# RECORDS SHOWN
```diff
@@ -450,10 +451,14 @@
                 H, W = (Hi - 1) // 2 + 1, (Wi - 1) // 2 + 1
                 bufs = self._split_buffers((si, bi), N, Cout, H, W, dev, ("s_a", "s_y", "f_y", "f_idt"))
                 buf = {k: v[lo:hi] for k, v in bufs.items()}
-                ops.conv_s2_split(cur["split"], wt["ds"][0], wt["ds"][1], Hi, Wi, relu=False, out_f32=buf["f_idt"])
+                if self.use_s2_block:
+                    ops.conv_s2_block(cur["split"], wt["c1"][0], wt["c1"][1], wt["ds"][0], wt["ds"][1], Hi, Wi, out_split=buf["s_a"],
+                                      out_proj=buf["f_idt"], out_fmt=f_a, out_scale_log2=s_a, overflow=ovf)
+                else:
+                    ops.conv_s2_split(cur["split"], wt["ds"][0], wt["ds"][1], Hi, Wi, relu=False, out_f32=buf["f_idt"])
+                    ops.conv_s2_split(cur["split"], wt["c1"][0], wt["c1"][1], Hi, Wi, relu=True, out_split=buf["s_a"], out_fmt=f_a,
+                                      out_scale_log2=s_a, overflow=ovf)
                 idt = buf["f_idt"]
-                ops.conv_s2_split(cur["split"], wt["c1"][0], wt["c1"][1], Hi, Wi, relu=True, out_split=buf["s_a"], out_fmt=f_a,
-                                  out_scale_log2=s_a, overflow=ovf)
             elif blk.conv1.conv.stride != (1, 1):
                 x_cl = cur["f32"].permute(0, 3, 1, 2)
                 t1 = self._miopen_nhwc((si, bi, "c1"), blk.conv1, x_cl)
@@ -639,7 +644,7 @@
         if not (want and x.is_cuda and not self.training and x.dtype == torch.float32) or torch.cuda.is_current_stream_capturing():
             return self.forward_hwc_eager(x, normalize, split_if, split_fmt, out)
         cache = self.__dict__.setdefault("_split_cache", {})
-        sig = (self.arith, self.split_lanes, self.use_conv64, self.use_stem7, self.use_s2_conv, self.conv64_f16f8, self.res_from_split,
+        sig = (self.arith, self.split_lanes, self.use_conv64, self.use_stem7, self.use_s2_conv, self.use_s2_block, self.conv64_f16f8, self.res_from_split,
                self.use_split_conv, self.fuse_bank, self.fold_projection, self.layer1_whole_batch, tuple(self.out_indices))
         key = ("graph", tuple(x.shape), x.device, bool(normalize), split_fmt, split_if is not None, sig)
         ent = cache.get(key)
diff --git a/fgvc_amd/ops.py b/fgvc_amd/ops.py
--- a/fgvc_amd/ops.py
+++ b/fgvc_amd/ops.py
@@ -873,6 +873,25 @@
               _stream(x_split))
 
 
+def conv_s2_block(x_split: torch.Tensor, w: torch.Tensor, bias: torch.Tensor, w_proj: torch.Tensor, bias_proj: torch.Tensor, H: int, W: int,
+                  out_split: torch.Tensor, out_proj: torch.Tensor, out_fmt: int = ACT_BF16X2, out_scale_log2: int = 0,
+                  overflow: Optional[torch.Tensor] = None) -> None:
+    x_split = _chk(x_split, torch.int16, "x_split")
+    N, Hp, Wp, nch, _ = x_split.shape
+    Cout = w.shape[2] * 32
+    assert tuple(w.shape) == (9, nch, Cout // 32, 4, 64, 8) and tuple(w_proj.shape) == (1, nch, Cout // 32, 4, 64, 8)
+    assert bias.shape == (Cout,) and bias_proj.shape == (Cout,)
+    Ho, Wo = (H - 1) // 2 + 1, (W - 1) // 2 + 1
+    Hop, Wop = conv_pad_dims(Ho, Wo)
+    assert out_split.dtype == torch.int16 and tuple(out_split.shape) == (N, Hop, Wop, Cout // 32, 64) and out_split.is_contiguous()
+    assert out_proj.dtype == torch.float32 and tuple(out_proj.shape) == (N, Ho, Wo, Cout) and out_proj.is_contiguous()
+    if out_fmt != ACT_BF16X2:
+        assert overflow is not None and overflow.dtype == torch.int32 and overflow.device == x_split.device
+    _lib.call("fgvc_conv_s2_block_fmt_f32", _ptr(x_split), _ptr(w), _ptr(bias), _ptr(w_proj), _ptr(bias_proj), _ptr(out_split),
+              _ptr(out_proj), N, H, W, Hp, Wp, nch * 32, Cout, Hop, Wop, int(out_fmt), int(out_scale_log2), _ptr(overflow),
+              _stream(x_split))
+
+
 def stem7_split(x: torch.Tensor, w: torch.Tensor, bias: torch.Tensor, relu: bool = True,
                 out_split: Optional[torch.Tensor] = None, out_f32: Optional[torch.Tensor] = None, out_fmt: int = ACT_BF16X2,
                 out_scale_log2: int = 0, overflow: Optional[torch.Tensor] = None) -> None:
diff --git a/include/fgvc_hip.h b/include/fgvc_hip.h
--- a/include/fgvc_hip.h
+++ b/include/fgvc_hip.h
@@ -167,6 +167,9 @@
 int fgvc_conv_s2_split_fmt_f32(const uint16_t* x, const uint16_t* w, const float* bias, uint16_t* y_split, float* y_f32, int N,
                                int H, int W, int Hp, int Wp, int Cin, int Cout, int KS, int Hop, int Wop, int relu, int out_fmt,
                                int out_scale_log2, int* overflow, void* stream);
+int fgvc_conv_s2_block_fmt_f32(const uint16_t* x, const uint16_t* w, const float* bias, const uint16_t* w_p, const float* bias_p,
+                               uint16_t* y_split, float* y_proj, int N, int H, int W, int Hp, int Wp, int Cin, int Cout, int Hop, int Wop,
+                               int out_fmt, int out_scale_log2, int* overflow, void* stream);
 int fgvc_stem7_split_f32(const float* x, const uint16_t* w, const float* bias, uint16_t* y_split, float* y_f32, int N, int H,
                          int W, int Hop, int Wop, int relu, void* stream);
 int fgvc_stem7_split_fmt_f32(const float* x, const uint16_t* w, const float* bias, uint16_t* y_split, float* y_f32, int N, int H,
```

# AIM OF THE TASK
Search each line of the data above for "bool", and copy the lines where it occurs.

# EXPECTED ANSWER
         key = ("graph", tuple(x.shape), x.device, bool(normalize), split_fmt, split_if is not None, sig)
 def stem7_split(x: torch.Tensor, w: torch.Tensor, bias: torch.Tensor, relu: bool = True,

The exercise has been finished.